- Directed by: Vishnu Ramakrishnan
- Starring: Chaya Singh; Thambi Ramaiah; Dushyanth Jayaprakash;
- Release date: 9 September 2022;
- Running time: 95 mins
- Country: India
- Language: Tamil

= Lilly Rani =

2022 Tamil language drama film

Lilly Rani is a 2022 Indian Tamil-language drama film directed by Vishnu Ramakrishnan and starring Chaya Singh, Thambi Ramaiah and Dushyanth Jayaprakash. It was released on 9 September 2022.

==Cast==
- Chaya Singh as Rani
- Thambi Ramaiah as Moorthy
- Dushyanth Jayaprakash as Michael
- Jayaprakash
- Boopalan
- Raqath Fathima
- Akash Ram as Police Constable

==Reception==
The film was released on 9 September 2022 across Tamil Nadu.
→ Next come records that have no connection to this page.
# CliMA/OrthogonalSphericalShellGrids.jl

Measured on AMD Instinct MI355X. Metric: grid-cells/s metric precompute + zipper halo-fill GB/s, 1/10°×75z, higher is better.
Workload: dtype f64

## Files before the change

### orthogonalsphericalshellgrids.jl_amd/csrc/tpg_batch.hpp

```cpp
#pragma once
#include "tpg_math.hpp"

namespace tpgb {
using namespace tpgm;

#define TPG_UNROLL _Pragma("unroll")

template <int N> TPG_DEV double kc(double c)
{
#if defined(__HIP_DEVICE_COMPILE__)
    if (N == 1) asm("" : "+s"(c));
#endif
    return c;
}

template <int N> TPG_DEV void ksin_b(const double (&x)[N], const double (&y)[N], double (&out)[N])
{
    double z[N], r[N], v[N];
    TPG_UNROLL for (int e = 0; e < N; ++e) z[e] = x[e] * x[e];
    TPG_UNROLL for (int e = 0; e < N; ++e) r[e] = fmaD(z[e], kc<N>(1.58969099521155010221e-10), kc<N>(-2.50507602534068634195e-08));
    TPG_UNROLL for (int e = 0; e < N; ++e) r[e] = fmaD(z[e], r[e], kc<N>(2.75573137070700676789e-06));
    TPG_UNROLL for (int e = 0; e < N; ++e) r[e] = fmaD(z[e], r[e], kc<N>(-1.98412698298579493134e-04));
    TPG_UNROLL for (int e = 0; e < N; ++e) r[e] = fmaD(z[e], r[e], kc<N>(8.33333333332248946124e-03));
    TPG_UNROLL for (int e = 0; e < N; ++e) v[e] = z[e] * x[e];
// ... 8 lines not shown
    TPG_UNROLL for (int e = 0; e < N; ++e) r[e] = fmaD(z[e], r[e], kc<N>(-2.75573143513906633035e-07));
    TPG_UNROLL for (int e = 0; e < N; ++e) r[e] = fmaD(z[e], r[e], kc<N>(2.48015872894767294178e-05));
    TPG_UNROLL for (int e = 0; e < N; ++e) r[e] = fmaD(z[e], r[e], kc<N>(-1.38888888888741095749e-03));
    TPG_UNROLL for (int e = 0; e < N; ++e) r[e] = fmaD(z[e], r[e], kc<N>(4.16666666666666019037e-02));
    TPG_UNROLL for (int e = 0; e < N; ++e) r[e] = z[e] * r[e];
    TPG_UNROLL for (int e = 0; e < N; ++e) {
        double hz = 0.5 * z[e];
        double w = 1.0 - hz;
        out[e] = w + (((1.0 - w) - hz) + (z[e] * r[e] - x[e] * y[e]));
    }
}

template <int N> TPG_DEV void ksin0_b(const double (&x)[N], double (&out)[N])
{
    double z[N], r[N], v[N];
    TPG_UNROLL for (int e = 0; e < N; ++e) z[e] = x[e] * x[e];
    TPG_UNROLL for (int e = 0; e < N; ++e) r[e] = fmaD(z[e], kc<N>(1.58969099521155010221e-10), kc<N>(-2.50507602534068634195e-08));
    TPG_UNROLL for (int e = 0; e < N; ++e) r[e] = fmaD(z[e], r[e], kc<N>(2.75573137070700676789e-06));
    TPG_UNROLL for (int e = 0; e < N; ++e) r[e] = fmaD(z[e], r[e], kc<N>(-1.98412698298579493134e-04));
    TPG_UNROLL for (int e = 0; e < N; ++e) r[e] = fmaD(z[e], r[e], kc<N>(8.33333333332248946124e-03));
    TPG_UNROLL for (int e = 0; e < N; ++e) v[e] = z[e] * x[e];
    TPG_UNROLL for (int e = 0; e < N; ++e) {
        const double t = v[e] * r[e];
        out[e] = x[e] - (z[e] * -t - v[e] * kc<N>(-1.66666666666666324348e-01));
    }
}

template <int N> TPG_DEV bool sin_small_b(const double (&x)[N], double (&out)[N])
{
    bool rare = false;
    TPG_UNROLL for (int e = 0; e < N; ++e) rare |= !(absD(x[e]) <= kPio4Hi);
    ksin0_b<N>(x, out);
    return rare;
}

template <int N> TPG_DEV bool cos_b(const double (&a)[N], double (&out)[N])
{
    double fn[N], y0[N], y1[N], S[N], C[N];
    bool rare = false;
    TPG_UNROLL for (int e = 0; e < N; ++e) fn[e] = __builtin_rint(a[e] * kInvPio2);
    TPG_UNROLL for (int e = 0; e < N; ++e) {
        double r = a[e] - fn[e] * kPio2_1;
        double w = fn[e] * kPio2_1t;
        y0[e] = r - w;
        y1[e] = (r - y0[e]) - w;
        rare |= absD(y0[e]) < absD(a[e]) * 0x1p-15;
    }
    bool odd = false, even = false;
    TPG_UNROLL for (int e = 0; e < N; ++e) { const int n = (int)fn[e]; odd |= (n & 1) != 0; even |= (n & 1) == 0; }
    TPG_UNROLL for (int e = 0; e < N; ++e) { S[e] = 0.0; C[e] = 0.0; }
    if (__any(odd)) ksin_b<N>(y0, y1, S);
    if (__any(even)) kcos_b<N>(y0, y1, C);
    TPG_UNROLL for (int e = 0; e < N; ++e) {
        const int n = (int)fn[e];
        const double v = (n & 1) ? S[e] : C[e];
        const double nv = -v;
        out[e] = ((n + 1) & 2) ? nv : v;
    }
    return rare;
}

template <int N> TPG_DEV bool cos_lat_b(const double (&a)[N], double (&out)[N])
{
    double fn[N], y0[N], y1[N], S[N], C[N];
    bool rare = false;
    TPG_UNROLL for (int e = 0; e < N; ++e) fn[e] = __builtin_rint(a[e] * kInvPio2);
// ... 36 lines not shown
        num = b1 ? n1 : num; den = b1 ? d1 : den; h = b1 ? h1 : h; l = b1 ? l1 : l;
        num = b0 ? n0 : num; den = b0 ? d0 : den; h = b0 ? h0 : h; l = b0 ? l0 : l;
        hi[e] = h; lo[e] = l;
        double q = num / den;
        asm volatile("" : "+v"(q));
        t[e] = direct[e] ? ax : q;
    }
    {
        double z[N], w[N], s1[N], s2[N];
        TPG_UNROLL for (int e = 0; e < N; ++e) { z[e] = t[e] * t[e]; w[e] = z[e] * z[e]; }
        TPG_UNROLL for (int e = 0; e < N; ++e) { s1[e] = fmaD(w[e], 1.62858201153657823623e-02, 4.97687799461593236017e-02);
                                                 s2[e] = fmaD(w[e], -3.65315727442169155270e-02, -5.83357013379057348645e-02); }
        TPG_UNROLL for (int e = 0; e < N; ++e) { s1[e] = fmaD(w[e], s1[e], 6.66107313738753120669e-02);
                                                 s2[e] = fmaD(w[e], s2[e], -7.69187620504482999495e-02); }
        TPG_UNROLL for (int e = 0; e < N; ++e) { s1[e] = fmaD(w[e], s1[e], 9.09088713343650656196e-02);
                                                 s2[e] = fmaD(w[e], s2[e], -1.11111104054623557880e-01); }
        TPG_UNROLL for (int e = 0; e < N; ++e) { s1[e] = fmaD(w[e], s1[e], 1.42857142725034663711e-01);
                                                 s2[e] = fmaD(w[e], s2[e], -1.99999999998764832476e-01); }
        TPG_UNROLL for (int e = 0; e < N; ++e) { s1[e] = fmaD(w[e], s1[e], 3.33333333333329318027e-01);
                                                 s2[e] = w[e] * s2[e]; }
        TPG_UNROLL for (int e = 0; e < N; ++e) s[e] = z[e] * s1[e] + s2[e];
    }
    TPG_UNROLL for (int e = 0; e < N; ++e) {
        const double ts = t[e] * s[e];
        const double rd = t[e] - ts, rg = hi[e] - ((ts - lo[e]) - t[e]);
        const double r = direct[e] ? rd : rg;
        out[e] = csign(r, x[e]);
    }
}

struct AtanRow { double p, q, r, s, hi, lo; };
#define TPG_ATAN_ROWS_DOUBLES 30
#define TPG_ATAN_TABLE_DOUBLES 42
__device__ const unsigned kAtanLutWords[24] = {
    0x30303000u, 0x30303030u, 0x30303030u, 0x30303030u, 0x30303030u, 0x60606030u, 0x60606060u, 0x60606060u,
    0x60606060u, 0x60606060u, 0x60606060u, 0x90606060u, 0x90909090u, 0x90909090u, 0x90909090u, 0x90909090u,
    0x90909090u, 0x90909090u, 0x90909090u, 0x90909090u, 0xC0C0C0C0u, 0xC0C0C0C0u, 0xC0C0C0C0u, 0xC0C0C0C0u };
TPG_DEV void atan_table_init(double* tab, int tid)
{
    if (tid < 24) reinterpret_cast<unsigned*>(tab + TPG_ATAN_ROWS_DOUBLES)[tid] = kAtanLutWords[tid];
    const double rows[5][6] = {
        { 1.0, 0.0, 1.0, 0.0, 0.0, 0.0 },
        { 2.0, 1.0, 2.0, 1.0, 0x1.dac670561bb4fp-2, 0x1.a2b7f222f65e2p-56 },
        { 1.0, 1.0, 1.0, 1.0, 0x1.921fb54442d18p-1, 0x1.1a62633145c07p-55 },
        { 1.0, 1.5, 1.0, 1.5, 0x1.f730bd281f69bp-1, 0x1.007887af0cbbdp-56 },
        { 0.0, 1.0, 0.0, 1.0, kPio2Hi, kPio2Lo } };
    if (tid < TPG_ATAN_ROWS_DOUBLES) tab[tid] = rows[tid / 6][tid % 6];
}
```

A critic from Maalai Malar gave the film a mixed review, noting that it "could have been better". Logesh Balachandran critic from Times of India gave the film a negative review, writing "director Vishnu Ramakrishnan's idea to start this film as an emotional drama and to end it as a quirky thriller is laudable. But the writing isn't organic and does nothing to keep us engrossed".